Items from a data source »

#ifdef MCRAW_INJECT_MUTE7
    constexpr uint32_t SPIN7 = 1u << 6;
#else
    constexpr uint32_t SPIN7 = 1u << 19;
#endif
    __shared__ uint32_t s_ask[4];
    bool told = part + 1u >= nsp;
    auto tell = [&](uint32_t count, uint32_t where) {
        if (!told && tid == 0u) {
#ifdef MCRAW_INJECT_MUTE7
            if (part != 0u)
#endif
            {
                look_put(sync, W.epoch, count);
                look_put(sync + 1, W.epoch, where);
            }
        }
        told = true;
    };
    auto ask = [&](uint32_t &count, uint32_t &where) {
        lds_barrier();
        if (tid == 0u) {
            uint32_t c = 0u, w = first_cand, ok = 1u;
            if (part) {
                ok = 0u;
                for (uint32_t spin = 0; spin < SPIN7; spin++) {
                    if (look_get(sync - 2, W.epoch, &c) && look_get(sync - 1, W.epoch, &w)) {
                        ok = 1u;
                        break;
                    }
                    __builtin_amdgcn_s_sleep(8);
                }
            }
            s_ask[0] = c;
            s_ask[1] = w;
            s_ask[2] = ok;
        }
        lds_barrier();
        count = s_ask[0];
        where = s_ask[1];
        return s_ask[2] != 0u;
    };
    auto nothing_to_decode = [&]() {
        if (tid == 0u && s == 0u && nsp > 1u) {
            if (part + 1u < nsp)
                FR->part_len[part] = 0u;
            if (part)
                FR->part_item[part - 1u] = 0xFFFFFFFFu;
        }
    };

    uint32_t run_piece = 0u, run_cand = first_cand, run_n = 0u;
    uint32_t nx_piece = 0u;
    uint32_t exitc = ENDX;
    bool go = true;
    if (nsp > 1u) {
        const bool empty = m_lo >= m_hi, lastp = part + 1u >= nsp;
        const bool owns0 = !empty && m_lo == 0u;
        const uint32_t m_chi = lastp ? np_guess : m_hi;
        const bool lastc = LASTC && lastp && !owns0 && rp_base != nullptr && m_chi > m_lo && m_chi != 0xFFFFFFFFu;
        const bool spec = !empty && !owns0 && (!lastp || lastc);
        uint32_t entry = NOENTRY, cnt1 = 0u, exit1 = ENDX;
        bool dead1 = false;
        bool counted = false;
        if (!empty && (!lastp || lastc)) {
            counted = true;
            uint32_t spiece = 0xFFFFFFFFu;
            uint32_t cpiece = spec ? m_lo - 1u : 0u, lst = 0u;
            if (spec)
                load_piece(nx, cpiece);
            build_strides(nx, cpiece);
            load_piece(nx, cpiece + 1u);
            nx_piece = cpiece + 1u;
            lds_barrier();
            if (wave == 0u)
                walk(0u, spec ? SIDE_HALF - SPEC_WARM : first_cand, 0u, spec ? SIDE_LCAP : min(R, SIDE_LCAP), true);
            for (;;) {
                lds_barrier();
                const uint4 st4 = *reinterpret_cast<const uint4 *>(s_st[lst]);
                const uint32_t pu = __builtin_amdgcn_readfirstlane(st4.x);
                const uint32_t total = __builtin_amdgcn_readfirstlane(st4.y);
                const uint32_t why = __builtin_amdgcn_readfirstlane(st4.z);
                const uint32_t SU = __builtin_amdgcn_readfirstlane(st4.w);
                const uint32_t npc = why == 2u ? cpiece + 1u : cpiece;
                if (cpiece >= m_lo) {
                    if (rp_base && total) {
                        const uint16_t *Lc = s_L[lst];
                        for (uint32_t i = tid; i < total; i += SIDE_T)
                            if (cnt1 + i < W.Rmax)
                                rp_base[cnt1 + i] = static_cast<uint16_t>(Lc[i] | ((i == 0u && cpiece != spiece) ? 0x8000u : 0u));
                        spiece = cpiece;
                    }
                    cnt1 += total;
                    dead1 = dead1 || why == 3u;
                }
// ... 33 lines not shown
        uint32_t pn = 0u, pw = first_cand;
        const bool ok = owns0 ? true : ask(pn, pw);
        SIDE_STAMP(21);
        decode_from = m_lo;
        if (!ok) {
            if (empty) {
                decode_from = 0xFFFFFFFFu;
                if (m_hi == 0u) {
                    tell(0u, first_cand);
                    nothing_to_decode();
                    go = false;
                }
            }
        } else if (!owns0 && (pw == ENDX || pn >= R)) {
            tell(pn, ENDX);
            nothing_to_decode();
            go = false;
        } else if (empty) {
            tell(pn, pw);
            nothing_to_decode();
            go = false;
        } else if (lastp) {
            run_piece = m_lo, run_cand = owns0 ? first_cand : pw, run_n = pn;
            if (lastc && pw == entry)
                replay_from_count();
        } else if (owns0 || pw == entry) {
            const uint32_t upto = pn + cnt1;
            tell(min(upto, R), upto >= R || dead1 || exit1 == ENDX ? ENDX : exit1);
            run_piece = m_lo, run_cand = owns0 ? first_cand : entry, run_n = pn;
            replay_from_count();
        } else {
            run_piece = m_lo, run_cand = pw, run_n = pn;
        }
        if (go && run_n >= R) {
            tell(run_n, ENDX);
            nothing_to_decode();
            go = false;
        }
    }

    uint32_t cur = 0;
    uint32_t prev_n = 0, prev_total = 0;
    if (go) {
    lds_barrier();
    upc = bb = tb = run_piece;
    n = run_n;
#ifdef MCRAW_FORCE_SEGW
    segw = true;
#else
    segw = false;
#endif
    seg_valid = false;
    carry = run_piece == 0u && decode_from == 0u ? 16u : 0u;
    if (nx_piece != run_piece)
        load_piece(nx, run_piece);
    store_bytes(nx);
    SIDE_STAMP(12);
    if (!rleft)
        build_strides(nx, run_piece);
    load_piece(nx, run_piece + 1u);
    load_piece(ny, run_piece + 2u);
    uint4 rq = make_uint4(0u, 0u, 0u, 0u);
    auto rfetch = [&](uint32_t at) { rq = ld_b128_nt(rsp, 2u * (at + 8u * lane)); };
    auto replay = [&](uint32_t lst, uint32_t room) {
        const uint32_t n = min(room, rleft);
        const uint32_t w4[4] = {rq.x, rq.y, rq.z, rq.w};
        uint32_t mine = 8u, ment = 0u;
#pragma unroll
        for (int i = 7; i >= 0; i--) {
            const uint32_t idx = 8u * lane + static_cast<uint32_t>(i), e = (w4[i >> 1] >> (16 * (i & 1))) & 0xffffu;
            const bool hit = idx >= 1u && idx < n && (e & 0x8000u) != 0u;
            mine = hit ? static_cast<uint32_t>(i) : mine;
            ment = hit ? e : ment;
        }
        const unsigned long long m = __ballot(mine != 8u);
        uint32_t take = n, pu = 0u, why = 1u;
        if (m) {
            const uint32_t fl = static_cast<uint32_t>(__builtin_ctzll(m));
            take = 8u * fl + wave_lane(mine, fl);
            pu = SIDE_HALF + (wave_lane(ment, fl) & 0x7fffu);
            why = 2u;
        } else if (n == rleft) {
            if (rdead)
                why = 3u;
            else if (rexit != ENDX)
                why = 2u, pu = SIDE_HALF + rexit;
        }
        if (8u * lane < take)
            *reinterpret_cast<uint4 *>(&s_L[lst][8u * lane]) = make_uint4(rq.x & 0x7fff7fffu, rq.y & 0x7fff7fffu, rq.z & 0x7fff7fffu, rq.w & 0x7fff7fffu);
        if (lane == 0u)
            *reinterpret_cast<uint4 *>(s_st[lst]) = make_uint4(pu, take, why, 0u);
        rfetch(rnext + take);
    };
    lds_barrier();
    SIDE_STAMP(13);
    if (wave == 0u) {
        if (rleft) {
            rfetch(0u);
            replay(0u, min(R - run_n, SIDE_LCAP / 4u));
        } else
            walk(0u, run_cand, 0u, min(R - run_n, SIDE_LCAP / 4u), true);
    }
    SIDE_STAMP(14);
    while (true) {
        lds_barrier();
        SIDE_STAMP(0);
        const uint4 st4 = *reinterpret_cast<const uint4 *>(s_st[cur]);
        const uint32_t pu = __builtin_amdgcn_readfirstlane(st4.x);
        const uint32_t total = __builtin_amdgcn_readfirstlane(st4.y);
        const uint32_t why = __builtin_amdgcn_readfirstlane(st4.z);
        const uint32_t SU = __builtin_amdgcn_readfirstlane(st4.w);
        const uint32_t npc = why == 2u ? upc + 1u : upc;
        const bool last = n + total >= R || why == 3u || npc >= m_hi;
        const bool skip = upc < decode_from;
        if (!skip && n_first == 0xFFFFFFFFu)
            n_first = n;
        if (npc > upc && npc == m_hi)
            exitc = pu - SIDE_HALF;
        if (rleft) {
            rleft -= min(total, rleft);
            rnext += total;
        }
        const bool moved = upc > bb, build = !last && npc > tb && rleft == 0u;
        if (moved) {
            store_bytes(nx);
            bb = upc;
            nx = ny;
            load_piece(ny, bb + 2u);
        }
        if (build) {
            build_strides(nx, npc);
            tb = npc;
        }
        if (moved || build)
            lds_barrier();
        SIDE_STAMP(1);
        if (wave == 0u) {
            if (!last) {
                if (rleft)
                    replay(cur ^ 1u, min(R - (n + total), SIDE_LCAP));
                else
                    walk(cur ^ 1u, npc > upc ? pu - SIDE_HALF : pu, SU, min(R - (n + total), SIDE_LCAP), npc > upc);
            }
            SIDE_STAMP(2);
            if (s == 0u && prev_total)
                scan_unit(cur ^ 1u, prev_n, prev_total);
            SIDE_STAMP(5);
        } else if (!skip) {
            const uint8_t *B = s_b;
            const uint16_t *L = s_L[cur];
            constexpr uint32_t STEP = (SIDE_T / 64u - 1u) * 8u;
            uint32_t q = (wave - 1u) * 8u + sub;
            uint32_t ro_n = q < total ? 2u * L[q] + odd : 0u;
            uint32_t hd_n = *reinterpret_cast<const uint16_t *>(B + (ro_n & ~1u)) | (static_cast<uint32_t>(B[(ro_n & ~1u) + 2u]) << 16);
            for (uint32_t qb = (wave - 1u) * 8u; qb < total; qb += STEP, q += STEP) {
                const bool live = q < total;
                const uint32_t ro = ro_n;
                const uint32_t hd = hd_n >> (8u * (ro & 1u));
                ro_n = q + STEP < total ? 2u * L[q + STEP] + odd : 0u;
                hd_n = *reinterpret_cast<const uint16_t *>(B + (ro_n & ~1u)) | (static_cast<uint32_t>(B[(ro_n & ~1u) + 2u]) << 16);
                const uint32_t b0 = live ? hd & 0xffu : 0u, b1 = (hd >> 8) & 0xffu;
                const uint32_t hb = b0 >> 4, ref = ((b0 & 15u) << 8) | b1;
                Unpacked U = unpack8<false>(B, ro + 2u, cls7_of(hb), k, s_tab);
                const u16x2 rr = __builtin_bit_cast(u16x2, ref | (ref << 16));
#pragma unroll
                for (int i = 0; i < 4; i++)
                    U.x[i] = __builtin_bit_cast(uint32_t, __builtin_bit_cast(u16x2, U.x[i]) + rr);
                const uint32_t r = n + q;
                const uint32_t idx = r * 64u + 8u * k;
                if (s == 1u) {
                    if (live)
                        *reinterpret_cast<uint4 *>(refs + idx) = make_uint4(U.x[0], U.x[1], U.x[2], U.x[3]);
                    continue;
                }
                const uint32_t nvalid = live ? min(8u, nblk - min(nblk, idx)) : 0u;
                if (nvalid < 8u) {
#pragma unroll
                    for (uint32_t i = 0; i < 4u; i++)
                        U.x[i] &= nvalid >= 2u * i + 2u ? 0xffffffffu : nvalid == 2u * i + 1u ? 0xffffu : 0u;
                }
                uint32_t c[4], over = 0;
#pragma unroll
                for (uint32_t i = 0; i < 4u; i++) {
                    c[i] = __builtin_bit_cast(uint32_t, __builtin_elementwise_min(__builtin_bit_cast(u16x2, U.x[i]),
                                                                                  __builtin_bit_cast(u16x2, 0x00100010u)));
                    over |= c[i] ^ U.x[i];
                }
                if (over)
                    lane_err |= MCRAW_E_SIDESTREAM;
                const uint32_t bytes_lo = __builtin_amdgcn_perm(c[1], c[0], 0x06040200u);
                const uint32_t bytes_hi = __builtin_amdgcn_perm(c[3], c[2], 0x06040200u);
                if (live)
                    *reinterpret_cast<uint2 *>(bits + idx) = make_uint2(bytes_lo, bytes_hi);
                uint32_t l8 = 0;
#pragma unroll
                for (uint32_t i = 0; i < 2u; i++) {
                    const uint32_t v4 = i ? bytes_hi : bytes_lo;
                    const uint32_t sel = v4 & 0x07070707u;
                    const uint32_t lo = __builtin_amdgcn_perm(0x08060504u, 0x03020100u, sel);
                    const uint32_t hi = __builtin_amdgcn_perm(0x10101010u, 0x100A0A08u, sel);
                    const uint32_t g = (v4 >> 3) & 0x01010101u;
                    const uint32_t m = byte_mask(g);
                    const uint32_t l4 = ((hi & m) | (lo & ~m)) | (v4 & 0x10101010u);
                    l8 = __builtin_amdgcn_sad_u8(l4, 0u, l8);
                }
                l8 += swz_xor<0x041F>(l8);
                l8 += swz_xor<0x081F>(l8);
                if (live && (k & 3u) == 0u)
                    s_len[cur][2u * q + (k >> 2)] = static_cast<uint16_t>(l8 << 3);
            }
            SIDE_STAMP(3);
        }
        prev_n = n;
        prev_total = skip ? 0u : total;
        n += total;
        if (last) {
            dead = why == 3u && n < R && !skip;
            break;
        }
        upc = npc;
        cur ^= 1u;
    }
    tell(min(n, R), n >= R || dead || exitc == ENDX ? ENDX : exitc);
    if (s == 0u && prev_total) {
        lds_barrier();
        if (wave == 0u)
            scan_unit(cur, prev_n, prev_total);
    }
    if (tid == 0u) {
        if (dead)
            lane_err |= MCRAW_E_TRUNCATED;
        if (s == 0u) {
            const uint32_t c32 = static_cast<uint32_t>(min(carry, static_cast<uint64_t>(0xffffffffu)));
            if (n >= R && !dead && n_first != 0xFFFFFFFFu) {
                goff[ITEM_SPLIT * R] = c32;
                if (nsp == 1u && carry > len)
                    lane_err |= MCRAW_E_TRUNCATED;
            }
            if (nsp > 1u) {
                if (part + 1u < nsp)
                    FR->part_len[part] = n_first != 0xFFFFFFFFu ? c32 : 0u;
                if (part)
                    FR->part_item[part - 1u] = n_first != 0xFFFFFFFFu ? ITEM_SPLIT * n_first : 0xFFFFFFFFu;
            }
        }
    }
    }
    if (lane_err)
        atomicOr(&s_err, lane_err);
    lds_barrier();
    if (tid == 0u)
        *status = s_err;
    SIDE_STAMP(15);
#ifdef MCRAW_DIAG
    if (blockIdx.x == SIDE_PROF_BLOCK && tid == 0u)
        g_side_prof[0][255] = nsteps_;
#endif
}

WHAT YOU WILL DO »
Reproduce every line of the records containing the string "rexit".

RESULT BELOW »
            else if (rexit != ENDX)
                why = 2u, pu = SIDE_HALF + rexit;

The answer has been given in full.